Starting with $0.1_{10}$, the highest power of 2 bigger than $0.1$ is $-4$ ($2^{-4} = 0.0675$), so in binary we have (with the decimal point only placed for clarity): $0.0001\dots_{2}$ where we still need to figure out what comes after position -4. Following our conversion procedure, we subtract: $0.1 - 2^{-4} = 0.0375$. Now we ask ourselves: what is the highest power of two that is less than $0.0375$? It is $2^{-5} = 0.03125$. So we can extend our binary representation: $0.00011\dots_{2}$. We now subtract $0.0375 - 2^{-5} = 0.00625$. If we keep going, we find a $1$ in the $2^{-8}$ slot, with a remainder of $0.0023475$, giving us $0.00011001\dots_{2}$ We then have a $1$ in the $2^{-9}$ slot, with a remainder of $0.000394375$, givin us $0.000110011\dots_{2}$. If you continue with this process, you might notice that the next digit is a 0, then another 0, then a 1, then another 1, then a 0.... and so on. It turns out that the representation of 0.1₁₀ in binary is periodic (just like 1/3 in decimal)!!! But we said that we only have a limited number of digits that we can use in our binary representation so, at some point, we will have to truncate our periodic binary number. This is what leads to loss of precision in our computations!

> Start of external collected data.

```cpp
template <typename T>
static hipError_t launch_icp_t(const IcpArgs &a_in, hipStream_t s)
{
    IcpArgs a = a_in;
    int qpt = (a.n_src + 1023) / 1024;
    const long waves_at_two = (long)a.B * ((a.n_src + 127) / 128);
    int pref = a.qpt_pref > 0 ? a.qpt_pref : (a.batch_invariant ? 2 : waves_at_two >= 7500 ? 3 : 2);
    if ((a.B > 64 || a.batch_invariant) && qpt < pref && a.n_src > 64 * pref) qpt = pref;
    if (qpt > 4) qpt = 8;
    {
        const int cap = (a.ranges && a.team_mode == 0) ? ((a.n_src + 3) / 4 + 15) / 16 * 16 : 0;
        const size_t lds = icp_wave_lds_bytes(a.n_tar, cap) + kLdsGuard;
        const bool fits = a.n_src <= kWave * kWaveQpt && lds <= 64 * 1024;
        const bool full = !a.batch_invariant && pref == 3 && a.B >= 4 * kWaveRound && a.n_src > kWave * 3 && a.ranges && lds <= 10 * 1024;
        if (fits && (a.one_wave == 1 || (a.one_wave < 0 && full))) {
            a.team_cap = cap;
            SLAM_LAUNCH((k_icp<T>), dim3(a.B), dim3(kWave), lds, s, a);
            return hipGetLastError();
        }
    }
    const int block = icp_block(a.n_src, qpt);
    const size_t lds_base = nn_lds_bytes(a.n_tar) + icp_red_bytes(block / kWave) + kIcpExtraLds + kLdsGuard;
    a.polar_copy = (a.ranges && lds_base + icp_polar_bytes(a.n_tar) <= 160 * 1024) ? 1 : 0;
    size_t lds = lds_base + (a.polar_copy ? icp_polar_bytes(a.n_tar) : 0);
    a.team_cap = 0;
    if (a.polar_copy && a.team_mode == 0) {
        long cap = ((a.n_src + 1) / 2 + 15) / 16 * 16;
        const long room = ((long)160 * 1024 - (long)lds) / (long)(sizeof(double2) + sizeof(int));
        cap = cap < room ? cap : room / 16 * 16;
        a.team_cap = cap > 0 ? (int)cap : 0;
    }
    lds += (size_t)a.team_cap * (sizeof(double2) + sizeof(int));
// ... 307 lines not shown
```

a-2d-lidar-based-slam-system-for-wheeled-mobile-robots_amd/csrc/slam_abi.hip:

```cpp
#include <hip/hip_runtime.h>

#include <algorithm>
#include <cmath>
#include <cstdarg>
#include <cstdio>
#include <cstring>
#include <string>
#include <initializer_list>
#include <mutex>
#include <utility>
#include <vector>

#include "slam_internal.h"
#include "slam_stamps.h"

using namespace slam;

namespace {

thread_local std::string g_err;

int fail(int code, const char *fmt, ...)
{
    char buf[512];
// ... 57 lines not shown
    Arena tiles;
    char *pinned = nullptr;
    size_t pinned_cap = 0;
    int *status = nullptr;
    bool timing = false;
    unsigned timing_mask = ~0u;
    std::vector<hipEvent_t> pool;
    std::vector<Pending> pending;
    double ms[SLAM_K_COUNT] = {0};
    int64_t launches[SLAM_K_COUNT] = {0};
    int grid_mode = 1;
    int grid_group = 0;
    int grid_split = -1;
    int icp_qpt = 0;
    int replay_reset = 0;
    int icp_one_wave = -1;
    int icp_team = 0;
    int pipeline = 0;
    hipStream_t gstream = nullptr;
    hipStream_t cstream = nullptr;
    hipEvent_t ev_fork = nullptr, ev_join = nullptr, ev_icp = nullptr, ev_pose = nullptr;
    hipEvent_t ev_cast[2] = {nullptr, nullptr};
    const void *cast_poses[2] = {nullptr, nullptr};
    const void *cast_T[2] = {nullptr, nullptr};
    double *pipe_T[2] = {nullptr, nullptr};
    size_t pipe_T_bytes = 0;
    int cast_pos = 0;
    bool gdirty = false;
    bool mgrid = false;
    int particle_chunks = 0;
// ... 526 lines not shown
    return check_status_sync(c);
}
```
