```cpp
hipError_t launch_final_conv_bwd(const float* x, const float* dout, const float* w, float* dx, float* dW, float* db, long npix, int D, int Cout, int x_bf16, hipStream_t st, float* part = nullptr, size_t part_cap = 0);
hipError_t launch_init_conv_wgrad(const float* x, const float* dy, float* dW, float* db, int B, int Cin, int F, int H, int W, int Cout, int K, hipStream_t st, float* part = nullptr, size_t part_cap = 0);
hipError_t launch_resblock_ss_bwd(const float* params, float* grads, const float* temb, const SsLayer* layers, int nlayers, const float* lin_base,
                                  float* dss_base, float* dtemb, int temb_dim, int B, hipStream_t st, float* part = nullptr, size_t part_cap = 0);
hipError_t launch_time_mlp_bwd(const TimeMlpArgs& a, const float* dtemb, float* dw1, float* db1, float* dw2, float* db2, float* dnull, int B, hipStream_t st);

size_t conv_packed_bytes(int mode, int taps, int Cin, int Cout);
int conv_cin_pad(int mode, int Cin);
hipError_t launch_pack_weights(int mode, const float* src, void* dst, int taps, int Cin, int Cout, hipStream_t st);
hipError_t launch_conv(int mode, ConvArgs a, hipStream_t st);
int conv3x3_ws_geo(const ConvArgs& a);
bool conv4x4_ws_eligible(int mode, const ConvArgs& a);
hipError_t launch_conv4x4_ws(const ConvArgs& a, hipStream_t st);
hipError_t launch_gn_silu_apply16(float* y_bf16, const double* stats, const float* gamma, const float* beta, const float* ss, int ss_stride, int groups,
                                  int C, int batch, long pix_per_sample, hipStream_t st);
bool resample32_eligible(int mode, const ConvArgs& a);
hipError_t launch_resample32(const ConvArgs& a, hipStream_t st);
bool conv1x1_pw_eligible(int mode, const ConvArgs& a);
hipError_t launch_conv1x1_pw(const ConvArgs& a, hipStream_t st);
int conv1x1_pw_rows(const ConvArgs& a);
bool conv3x3_ws_eligible(int mode, const ConvArgs& a);
hipError_t launch_conv3x3_ws(const ConvArgs& a, hipStream_t st);
hipError_t launch_pack_weights_t(int mode, const float* src, void* dst, int taps, int Cin, int Cout, hipStream_t st);

}
```

video_diffusion_nnx_amd/ops.py:

```python
from __future__ import annotations

import ctypes as C

import torch

from . import _lib as L


def _mode(mode) -> int:
    return L.MODES[mode] if isinstance(mode, str) else int(mode)


def _is16(t) -> int:
    assert t.dtype in (torch.float32, torch.bfloat16)
    return int(t.dtype == torch.bfloat16)


def pack_conv_weights(kernel: torch.Tensor, mode) -> torch.Tensor:
    m = _mode(mode)
    cin, cout = kernel.shape[-2], kernel.shape[-1]
    taps = kernel.numel() // (cin * cout)
    k = kernel.contiguous().float()
    n = L.vdx_packed_conv_bytes(m, taps, cin, cout)
    out = torch.empty(n, dtype=torch.uint8, device=k.device)
    L.check(L.vdx_pack_conv_weights(m, L.ptr(k), L.ptr(out), taps, cin, cout, L.stream_ptr()))
    return out


def gn_stats_zeros(batch: int, groups: int, device) -> torch.Tensor:
    return torch.zeros(batch * L.GN_SLOTS * groups * 2, dtype=torch.float64, device=device)


def gn_stats_reduce(stats: torch.Tensor, batch: int, groups: int) -> torch.Tensor:
    return stats.view(batch, L.GN_SLOTS, groups, 2).sum(1)


def conv_forward(x0, packed_w, cout, *, mode, bias=None, x1=None, kind=0, k=3, stride=1,
                 in_stats=None, gamma=None, beta=None, groups=8, scale_shift=None,
                 out_stats=None, out_groups=8, y_bf16=False, res=None) -> torch.Tensor:
    B, Fr, H, W, c0 = x0.shape
    c1 = 0 if x1 is None else x1.shape[-1]
    if kind == 1:
        Ho, Wo = 2 * H, 2 * W
    else:
        Ho, Wo = -(-H // stride), -(-W // stride)
    x_bf16 = x0.dtype == torch.bfloat16
    assert x0.dtype in (torch.float32, torch.bfloat16) and (x1 is None or x1.dtype == x0.dtype)
    y = torch.empty(B, Fr, Ho, Wo, cout, dtype=torch.bfloat16 if y_bf16 else torch.float32, device=x0.device)
    d = L.ConvDesc()
    d.x_bf16, d.y_bf16 = int(x_bf16), int(bool(y_bf16))
    d.x0, d.x1, d.c0, d.c1 = L.ptr(x0), L.ptr(x1), c0, c1
    d.packed_w, d.bias, d.y, d.cout = L.ptr(packed_w), L.ptr(bias), L.ptr(y), cout
    d.batch, d.frames, d.h, d.w = B, Fr, H, W
    d.kind, d.kh, d.kw, d.stride = kind, k, k, stride
    d.in_stats, d.gamma, d.beta, d.groups = L.ptr(in_stats), L.ptr(gamma), L.ptr(beta), groups
    d.scale_shift = L.ptr(scale_shift)
    d.scale_shift_stride = 0 if scale_shift is None else scale_shift.shape[-1]
    d.out_stats, d.out_groups = L.ptr(out_stats), out_groups
    d.res, d.res_bf16 = L.ptr(res), int(res is not None and res.dtype == torch.bfloat16)
    L.check(L.vdx_conv_forward(_mode(mode), C.byref(d), L.stream_ptr()))
    return y


def resblock_tail(y2, r, stats, gn_gamma, gn_beta, ln_gamma, ln_beta, groups=8):
    B, C = y2.shape[0], y2.shape[-1]
    pix = y2.numel() // (B * C)
    out = torch.empty_like(y2)
    L.check(L.vdx_resblock_tail(L.ptr(y2), L.ptr(r), L.ptr(out), L.ptr(stats), L.ptr(gn_gamma), L.ptr(gn_beta), groups,
                                L.ptr(ln_gamma), L.ptr(ln_beta), C, B, pix, L.stream_ptr()))
    return out


def _pack_rc(rc_kernel):
    cin = rc_kernel.shape[0]
    wp = rc_kernel.t().contiguous().to(torch.bfloat16)
    if cin % 64:
        wp = torch.nn.functional.pad(wp, (0, 64 - cin % 64)).contiguous()
    return wp


def resblock_tail_rc_bf16(y2, x0, x1, rc_kernel, rc_bias, stats, gn_gamma, gn_beta, ln_gamma, ln_beta, groups=8):
# ... 546 lines not shown
```

Baseline: 49.91 frames/s.
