@@ -164,6 +168,7 @@
     HIP_TRY(h->d_win.alloc(P.wins.size())); HIP_TRY(h->d_tacc.alloc(2 * n_tiles));
     HIP_TRY(h->d_tile_kf.alloc(P.tile_kf.size())); HIP_TRY(h->d_tile_row.alloc(P.tile_row.size())); HIP_TRY(h->d_tile_lmk.alloc(P.tile_lmk.size()));
     HIP_TRY(h->d_obs_slot.alloc(P.obs_slot.size())); HIP_TRY(h->d_ptab.alloc(2 * (size_t)POSE_TAB * kf_b));
+    HIP_TRY(h->d_ptab0.alloc((size_t)POSE_TAB * kf_b)); h->ptab0_dirty = true;
     HIP_TRY(h->d_kf_T0.alloc(P.kf_T0.size())); HIP_TRY(h->d_kf_fidx.alloc(P.kf_fidx.size()));
     HIP_TRY(h->d_xp.alloc(2 * 6 * kf_b)); HIP_TRY(h->d_xv.alloc(2 * 3 * kf_b));
     HIP_TRY(h->d_xba.alloc(2 * 3 * kf_b)); HIP_TRY(h->d_xbg.alloc(2 * 3 * kf_b));
diff --git a/sadvio_amd/csrc/solve_driver.h b/sadvio_amd/csrc/solve_driver.h
--- a/sadvio_amd/csrc/solve_driver.h
+++ b/sadvio_amd/csrc/solve_driver.h
@@ -21,6 +21,7 @@
     P.obs_kf = h->d_obs_kf.p; P.obs_cam = h->d_obs_cam.p; P.obs_meas = h->d_obs_meas.p;
     P.obs_slot = h->d_obs_slot.p; P.tile_kf = h->d_tile_kf.p; P.tile_lmk = h->d_tile_lmk.p; P.tile_row = h->d_tile_row.p;
     P.pre_lane = h->plan.pre_ok ? (const int4*)h->d_pre_lane.p : nullptr; P.pre_kf = h->plan.pre_ok ? (const int2*)h->d_pre_kf.p : nullptr;
+    P.ptab0 = h->d_ptab0.p;
     P.ptab = h->d_ptab.p; P.ptab_stride = (long long)POSE_TAB * h->plan.n_kf_tot;
     P.priors = h->d_priors.p; P.prior_lin = h->d_prior_lin.p; P.prior_lin_stride = (long long)h->priors.size() * PRIOR_LIN; P.n_prior_tot = (int)h->priors.size();
     P.imus = h->d_imus.p; P.imu_scratch = h->d_imu_scratch.p; P.imu_scratch_stride = (long long)h->imus.size() * IMU_ROW;
@@ -123,6 +124,10 @@
     static const BacksubFn t[2][2][2] = SADVIO_TILE_VARIANTS(k_backsub);
     return t[pix][rare][with_imu];
 }
+BuildFn build_ride_variant(bool pix, bool rare) {
+    static const BuildFn t[2][2] = {{k_build<1, false, false, true>, k_build<1, true, false, true>}, {k_build<0, false, false, true>, k_build<0, true, false, true>}};
+    return t[pix][rare];
+}
 #undef SADVIO_TILE_VARIANTS
 
 struct SolvePlan {
@@ -131,9 +136,11 @@
     int mtk, Rp, strip_doubles;
     int n_kf_tot, n_pf, n_lo, dp_max_nf, dp_max_n, reset_blocks, table_blocks, max_win_tiles, lm_n_sub, lm_sub_obs, n_big;
     bool pix, rare, with_imu, use_lm, extras, fork;
+    int ride;
     bool coll_band;
     size_t lds_build, lds_back, lds_solve, lds_bobs, lds_pass0, lds_pass, lds_long_lin, lds_long_back;
     BuildFn k_build;
+    BuildFn k_build0;
     BacksubFn k_backsub;
     decltype(&k_build_kept<0>) k_build_kept;
     decltype(&k_build_obs<0>) k_build_obs;
@@ -359,6 +366,15 @@
     plan.n_pf = (int)h->imus.size() + h->n_sp_list;
     plan.n_lo = h->n_lobs_tot;
     plan.fork = plan.n_lo > 0 && h->side && !h->cfg.profile_kernels && !h->coll_fn && !h->env.no_fork;
+    if (!use_lm && !with_imu && !plan.fork && plan.n_lo == 0 && P.world == 1 && !h->coll_fn && !P.decide_kernel && n_tiles > 0 &&
+        n_tiles <= PRE_MAX_TILES && !h->env.reset_kernel) {
+        const long long bytes = 8 * (P.n_xp + 3 * P.n_xv + P.n_xl + 2 * P.xline_stride) + (long long)n_win * stride * (long long)(sizeof(IterAcc) + 64 + sizeof(LmState)) +
+                                (long long)n_tiles * (long long)sizeof(TileAcc);
+        plan.ride = (int)std::min<long long>(16, std::max<long long>(1, (bytes + 32767) / 32768));
+    }
+    P.reset_ride = plan.ride;
+    plan.k_build0 = plan.ride ? build_ride_variant(pix, rare) : plan.k_build;
+    HIP_TRY(hipFuncSetAttribute((const void*)plan.k_build0, hipFuncAttributeMaxDynamicSharedMemorySize, (int)plan.lds_build));
     big.clear(); big.resize(n_win);
     if (n_win) memset(big.data(), 0, sizeof(BigPlan) * (size_t)n_win);
     for (int w = 0; w < n_win; w++) {
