# Eurus-Holmes/VAG-NMT

Hardware: AMD Instinct MI355X
Metric: training sentence-pairs/sec (Multi30K en->de, B=64) (higher is better)
Workload: dtype f32; 1 GPU; configs[1]: multimodal en->de train step, B=64/GPU, Ts=Tt=40, E=256, H=512, S=512, I=2048, Vs=8507, V=9391, dropout 0.3/0.5/0.5, tied emb, teacher_force_ratio=1; global_batch=64, parallelism=dp1, hip_graph=True

## Files before the change

include/vag_nmt.h:

```cpp
#ifndef VAG_NMT_H
#define VAG_NMT_H
#include <stddef.h>
#include <stdint.h>

#ifdef __cplusplus
extern "C" {
#endif

typedef void* vag_stream_t;

typedef struct { const float *w_ih, *w_hh, *b_ih, *b_hh; } vag_gru_w;
typedef struct { float *w_ih, *w_hh, *b_ih, *b_hh; } vag_gru_g;

typedef struct {
    const float* emb;
    vag_gru_w gru1;
    const float *attn_h, *attn_v, *c2h;
    vag_gru_w gru2;
} vag_dec_w;
typedef struct {
    float* emb;
    vag_gru_g gru1;
    float *attn_h, *attn_v, *c2h;
    vag_gru_g gru2;
// ... 328 lines not shown
#define VAG_ADAM_SCRATCH_SKIPPED_OFFSET 28
#define VAG_ADAM_SCRATCH_GUARD_OFFSET 32
int vag_clip_adam_flat(float* p, float* g, float* m, float* v, int64_t n, int nseg, const int64_t* seg_off,
                       const float* seg_lr, const float* seg_wd, float clip, float grad_scale, float beta1,
                       float beta2, float eps, int zero_grad, int32_t* step, float* norm_out, void* scratch,
                       const float* lr_dev, vag_stream_t stream);

int vag_clip_adam_shard(float* p, float* g, float* m, float* v, int64_t n, int nseg, const int64_t* seg_off,
                        const float* seg_lr, const float* seg_wd, float clip, float grad_scale, float beta1,
                        float beta2, float eps, int zero_grad, int32_t* step, float* norm_out, void* scratch,
                        const float* lr_dev, int64_t lo, int64_t hi, int phase, double* sumsq, vag_stream_t stream);

typedef struct {
    const float* enc_emb;
    vag_gru_w enc_fw, enc_bw;
    const float *im_w, *im_b, *txt_w, *txt_b, *ctx2ctx, *emb2ctx, *mlp_w;
    const float *ini_w, *ini_b;
    const float* attn_e;
    vag_dec_w dec;
    vag_head_w head;
} vag_model_w;
typedef struct {
    float* enc_emb;
    vag_gru_g enc_fw, enc_bw;
    float *im_w, *im_b, *txt_w, *txt_b, *ctx2ctx, *emb2ctx, *mlp_w;
    float *ini_w, *ini_b;
    float* attn_e;
    vag_dec_g dec;
    vag_head_g head;
} vag_model_g;
typedef struct {
    int64_t B, Ts, Tt, Es, Et, H, S, I, V, ldl;
    int32_t multimodal;
    int32_t attn_method;
    int32_t activation_vse;
    int32_t rank_kind;
    int32_t free_run;
    int32_t storage;
    float margin, loss_w, init_split, p_emb, p_ctx, p_out;
    int32_t loss_ring;
    void* guard;
    float label_smoothing;
    int32_t mrt_n;
    float mrt_alpha, mrt_scale;
    const float *mrt_cost, *mrt_valid;
} vag_step_cfg;
int64_t vag_step_ws_floats(const vag_step_cfg* cfg);
int64_t vag_step_ws_offset(const vag_step_cfg* cfg, int which);
int vag_train_step(const vag_step_cfg* cfg, const vag_model_w* w, const vag_model_g* g, const int64_t* src,
                   const int32_t* lengths, const int64_t* tgt, const float* im, const float* vocab_weight, uint64_t* rng,
                   const float* derived, float* ws, float* losses, int phases, vag_stream_t stream);
int vag_set_operator_context(const float* derived, int storage);
int vag_set_option(const char* name, int64_t value);
int vag_copy4(const void* const* src, void* const* dst, const int64_t* bytes, int n, vag_stream_t stream);
int64_t vag_derived_floats(int64_t H);
int vag_derive_weights(vag_dec_w w, const float* enc_whh_fw, const float* enc_whh_bw, int64_t H, int with_fp16,
                       float* derived, vag_stream_t stream);
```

4. Representing information: other stuff

In order to represent floating-point numbers (as in the previous section), we had to come up with a standard (a convention we all agree on) for representing these numbers using bits. In fact, were using the IEEE 754 standard. We need these standards because, otherwise, a number might be represented in a certain way on computer A, but represented differently on computer B, which would be a big problem when trying to exchange information between those computers. There are many different standards that were developed over the years to make sure everybody builds computer that can easily exchange data (using 1s and 0s since that's all computers deal with).

Let's see an example considering characters. Imagine you sent a text message to your friend, where the characters on your phone are represented in a different way than they are on your friend's phone. This might cause some pretty bad communication problems! In fact, each character on your keyboard is associated with a specific sequence of bits. This is known as the American Standard Code for Information Interchange (ASCII), which is a standard for encoding characters. See the table below to the left. On the right we also show the table where, instead of the binary number associated with each character, we show the corresponding decimal and hexadecimal representation (You can verify that the binary values correspond to the decimal and hexadecimal values for a given character as an exercise!).

But what about emojis?? As you can see, the ASCII character set does not include emojis. Furthermore, ASCII is a very anglocentric encoding. What about all the beautiful languages in the word that do not use the Latin alphabet? In order to be able to include all these characters (and emojis) in your text message to your friend, then your message has to be encoded in a sequence of 1s and 0s and to do that, we need a mapping from each one of the characters and emojis into a sequence of bits. This is accomplished by the Unicode Standard (UTF-8).

Now, we could spend days and days here to talk about encoding (there are entire fields of engineering and computer science that study the best way to encode information), but the main message here is that in order to share information with other people, we need agree upon some encoding standard.

The same principle applies for all sort of other things that you use on your computer every day: sounds, images, videos, etc... Once we get familiar with few more data structures in Python, we are going to revisit this idea and explore how some of these things can be encoded and manipulated.